He tenido encuentros y desencuentros con la religión católica, esa única religión que nos enseñaron como las tablas de multiplicar en nuestra sociedad. Una religión que ha propiciado una forma mexicana de ser donde la culpa ha sido el mejor aliado de la ausencia de responsabilidad. Tengo mucho que reprocharle a esta religión que desde niña marcó mi devenir; un reproche social, no un reproche afectivo. Si bien es cierto que no fue mi primera educación, los preceptos católicos estuvieron lacerando mi condición por casi diez años, los años de la primaria y la secundaria. No recuerdo bien a bien qué dice la Biblia, solo recuerdo que tenía que rezar todas las mañanas. No recuerdo la idolatría por los sacerdotes, pero sí recuerdo que íbamos a la iglesia todos los domingos. Lo paradójico es que en una crisis de adolescencia el primer lugar de refugio al que acudí fue la iglesia. Tenía una duda existencial que carcomía mi espíritu y decidí entrar a hablar con un sacerdote, no era mi intención confesarme pues hacía rato que no creía ni en el pecado ni en la culpa. Acudí ahí porque imaginaba la iglesia como un espacio de sabiduría. Tremenda decepción, el sacerdote solo se limitó a decir que estaba pecando por si quiera pensar que podrían gustarme las mujeres. Salí desconcertada. La primera vez que me atrevía a poner en palabras un sentimiento fidedigno frente a un extraño que la sociedad le otorga el don de sabio, resultó ser un fiasco. Pequé de ingenuidad. A partir de ese momento rompí toda relación con la iglesia católica, y me revelé a sus ritos. En general, me revelé a todos los ritos de las religiones a las que seguí por varios años en busca de una respuesta a la afección espiritual que sentía. Tiempo después asumí y acepte mi condición, mis preferencias, más por amor a mi misma, que como respuesta a lo social. La religión se esfumó hasta que empecé a trabajar las fronteras y la migracion. Me irritaba y me irrita la práctica asistencialista de ciertos religiosos que ven en los migrantes una forma de ganar adeptos, pero también reconozco en otros la extenuante labor de acompañarlos, de escucharlos e incluso de defenderlos. Ayer hablé con uno de ellos, ya no en la iglesia, sino en el auditorio, le pregunté otra de mis dudas existenciales: "cómo haces para no perder la fe con todo el dolor y sufrimiento que te rodea?".

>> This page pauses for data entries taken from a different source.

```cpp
template <int W, int R>
__global__ __launch_bounds__(4 * W) void gemm_splitk_reduce_kernel(const GemmArgs p) {
  kernarg_warm<sizeof(GemmArgs)>();
  constexpr int QW = W / 4;
  constexpr int ROWS = 16 * R;
  __shared__ float2 rowp[ROWS][QW];
  __shared__ float2 colp[16][W];
  const int tx = threadIdx.x % QW, ty = threadIdx.x / QW;
  const int n = blockIdx.x * W + tx * 4;
  const int mbase = blockIdx.y * ROWS;
  float gs[4] = {0.f, 0.f, 0.f, 0.f}, gq[4] = {0.f, 0.f, 0.f, 0.f};
  float rsum[R], rsq[R];
#pragma unroll
  for (int r = 0; r < R; ++r) { rsum[r] = 0.f; rsq[r] = 0.f; }
  auto row_of = [&](int r) -> int { return mbase + ty + 16 * r; };
  if (n < p.N) {
    float4 s[R];
    const float* src[R];
#pragma unroll
    for (int r = 0; r < R; ++r) {
      int m = mbase + ty + 16 * r;
      if (m > p.M - 1) m = p.M - 1;
      s[r] = make_float4(0, 0, 0, 0);
      src[r] = p.ws + (size_t)m * p.N + n;
    }
    const size_t zstride = (size_t)p.M * p.N;
    constexpr int U = 16 / R;
    int z = 0;
    for (; z + U <= p.splitk; z += U) {
      float4 v[R][U];
#pragma unroll
      for (int r = 0; r < R; ++r)
#pragma unroll
        for (int u = 0; u < U; ++u) v[r][u] = *reinterpret_cast<const float4*>(src[r] + (size_t)(z + u) * zstride);
#pragma unroll
      for (int r = 0; r < R; ++r)
#pragma unroll
        for (int u = 0; u < U; ++u) { s[r].x += v[r][u].x; s[r].y += v[r][u].y; s[r].z += v[r][u].z; s[r].w += v[r][u].w; }
    }
    for (; z < p.splitk; ++z) {
      float4 v[R];
#pragma unroll
      for (int r = 0; r < R; ++r) v[r] = *reinterpret_cast<const float4*>(src[r] + (size_t)z * zstride);
#pragma unroll
      for (int r = 0; r < R; ++r) { s[r].x += v[r].x; s[r].y += v[r].y; s[r].z += v[r].z; s[r].w += v[r].w; }
    }
    const float4 cs = p.ln_stats ? *reinterpret_cast<const float4*>(p.ln_colsum + n) : make_float4(0, 0, 0, 0);
#pragma unroll
    for (int r = 0; r < R; ++r) {
      const int m = row_of(r);
      if (m >= p.M) continue;
      if (p.ln_stats) {
        float rr, rm;
        ln_row_factors(p, m, rr, rm);
        s[r].x = s[r].x * rr - rm * cs.x; s[r].y = s[r].y * rr - rm * cs.y;
        s[r].z = s[r].z * rr - rm * cs.z; s[r].w = s[r].w * rr - rm * cs.w;
      }
      float fin[4];
      store4(p, m, n, s[r].x, s[r].y, s[r].z, s[r].w, fin);
#pragma unroll
      for (int e = 0; e < 4; ++e) { gs[e] += fin[e]; gq[e] += fin[e] * fin[e]; }
#pragma unroll
      for (int e = 0; e < 4; ++e) { const float q = bf2f(f2bf(fin[e])); rsum[r] += q; rsq[r] += q * q; }
    }
  }
  if (p.row_stats) {
#pragma unroll
    for (int r = 0; r < R; ++r) rowp[ty + 16 * r][tx] = make_float2(rsum[r], rsq[r]);
    __syncthreads();
// ... 509 lines not shown
```

Before: 8.642.

## Prefetch epilogue bias and residual tiles into LDS during final K-steps

In the pipelined GEMM path, the epilogue's column-vector (bias/rowvec) and bf16 residual loads are issued as async global-to-LDS DMA into free ring-buffer slots during the last main-loop iterations. The epilogue then reads them from shared memory instead of issuing global loads after the MMA loop, hiding that load latency behind compute. Wait counts are adjusted so the outstanding prefetches don't stall the final K steps, and the gn_stats barrier is moved after the LDS reads. This adds complexity and depends on alignment and ring-slot reuse being correct.

```diff
diff --git a/gill_amd/csrc/gemm.hip b/gill_amd/csrc/gemm.hip
--- a/gill_amd/csrc/gemm.hip
+++ b/gill_amd/csrc/gemm.hip
@@ -563,6 +563,52 @@
       }
     }
   }
+  auto epi_colvecs = [&](const float*& colvec, const float*& colvec2) -> bool {
+    const int wrow0 = m0 + wm * (MI * 16);
+    const int wrow1 = (wrow0 + MI * 16 - 1 < p.M) ? wrow0 + MI * 16 - 1 : p.M - 1;
+    const bool rv_pre = p.rowvec && wrow0 < p.M && (wrow0 / p.rows_per_batch == wrow1 / p.rows_per_batch);
+    colvec = rv_pre ? p.rowvec + (wrow0 / p.rows_per_batch) * p.rowvec_bstride : p.bias;
+    colvec2 = rv_pre ? p.bias : nullptr;
+    return rv_pre;
+  };
+  constexpr bool PF = PP && SEAM == 0 && (EPI == 0 || EPI == 4 || EPI == 6) && !(CONV == 0 && EPI != 4) && !(CONV == 0 && MI == 4);
+  constexpr int PF_RI = MI * 16 * (BN / 2) * 2 / 1024;
+  constexpr int PF_R0 = (PF_RI + 1) / 2, PF_R1 = PF_RI / 2;
+  constexpr int PF_CVU = BN / 2 / 4;
+  constexpr int PF_CV_OFF = NWV * PF_R0 * 1024;
+  static_assert(!PF || (PF_RI * 1024 == MI * 16 * (BN / 2) * 2 && 2 * PF_CVU <= 64 && 64 % (MI * 16) == 0), "PF: whole pieces");
+  static_assert(!PF || (PF_CV_OFF + NWV * 1024 <= BUF_ELEMS * 2 && NWV * PF_R1 * 1024 <= BUF_ELEMS * 2), "PF: the staged operands fit a ring slot");
+  const bool pf = PF && nsteps >= 2 && (p.N & 7) == 0;
+  const bool pf_rb = pf && p.resid && (p.ldr & 7) == 0 && ((uintptr_t)p.resid & 15) == 0;
+  auto pf_issue = [&](int part) {
+    int ln;
+    asm volatile("v_mov_b32 %0, %1" : "=v"(ln) : "v"(lane));
+    unsigned char* base = smem_raw + ((nsteps + part) % STAGES) * (BUF_ELEMS * (int)sizeof(bf16_t));
+    const int nb = n0 + wn * (BN / 2);
+    if (pf_rb) {
+      int m = m0 + wm * (MI * 16) + ln % (MI * 16);
+      if (m > p.M - 1) m = p.M - 1;
+      const bf16_t* rrp = (const bf16_t*)p.resid + m * p.ldr;
+#pragma unroll
+      for (int j = 0; j < PF_RI; ++j) {
+        if ((j < PF_R0) != (part == 0)) continue;
+        const int c = nb + ((j * 64 + ln) / (MI * 16)) * 8;
+        unsigned char* l = base + (w * (part == 0 ? PF_R0 : PF_R1) + (part == 0 ? j : j - PF_R0)) * 1024;
+        __builtin_amdgcn_global_load_lds((const __attribute__((address_space(1))) void*)(rrp + (c < p.N ? c : 0)),
+                                         (__attribute__((address_space(3))) void*)l, 16, 0, 0);
+      }
+    }
+    if (part == 0) {
+      const float* colvec; const float* colvec2;
+      epi_colvecs(colvec, colvec2);
+      const int q = ln < PF_CVU ? ln : ln - PF_CVU;
+      const float* src = ln < PF_CVU ? colvec : (ln < 2 * PF_CVU ? colvec2 : nullptr);
+      const int c = nb + 4 * q;
+      const void* a = src ? (const void*)(src + (c < p.N ? c : 0)) : (const void*)d.zero;
+      __builtin_amdgcn_global_load_lds((const __attribute__((address_space(1))) void*)a,
+                                       (__attribute__((address_space(3))) void*)(base + PF_CV_OFF + w * 1024), 16, 0, 0);
+    }
+  };
   int buf = 0, buf_issue = STAGES - 1;
   int flat = 0;
   constexpr bool DEFER = (CONV == 0 && STAGES == 2 && !PP && (EPI == 1 || EPI == 3));
@@ -582,7 +628,13 @@
       if constexpr (SEAM != 0) {
         if (cx.seam_in && cx.prefetch && k == 0 && issued == STAGES - 1) { asm volatile("s_waitcnt vmcnt(%0)" ::"n"(AI) : "memory"); return; }
       }
-      if (issued - 1 - k <= 0) asm volatile("s_waitcnt vmcnt(0)" ::: "memory");
+      if (issued - 1 - k <= 0) {
+        if constexpr (PF) {
+          if (pf_rb) { asm volatile("s_waitcnt vmcnt(%0)" ::"n"(PF_R0 + 1) : "memory"); return; }
+          if (pf) { asm volatile("s_waitcnt vmcnt(1)" ::: "memory"); return; }
+        }
+        asm volatile("s_waitcnt vmcnt(0)" ::: "memory");
+      }
       else if (w_last_ok) asm volatile("s_waitcnt vmcnt(%0)" ::"n"(AI + WI) : "memory");
       else asm volatile("s_waitcnt vmcnt(%0)" ::"n"(AI + WI - 1) : "memory");
     };
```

-tratando de no volverme loco, me contestó.
La locura quizá es la antítesis de la fe, pensé, pero no me aclara en la emoción lo que es tener fe. Le volví a preguntar: "pero cómo haces para que no te afecte?
-Sí me afecta, pero estoy entrenado en la guerra, afirmó y se quedó en silencio un momento, como si hubiera cometido una indiscreción. Después agregó que está consciente de que es probable que pueda desarrollar alguna enfermedad por el estrés, por el dolor de esas otras personas a quienes también les tiene que curar las heridas, no solo intentar curar el alma.
Seguimos hablando de la fe, de la institución religiosa, de la hospitalidad. No me queda claro todavía como no ha perdido la fe, pero supongo que al final del día eso no es lo que más le inquieta, sino quizá perder la cordura.
A diferencia de la anterior, esta vez reconocí las palabras sinceras de alguien que no se asume como verbo y palabra divinas, sino como un actor social responsable de lo que le pueda pasar a esos otros que transitan por el mundo cruzando fronteras. Esta vez me fui satisfecha con la conversación aunque la inquietud de perder la fe o asumir la locura siga siendo una duda existencial.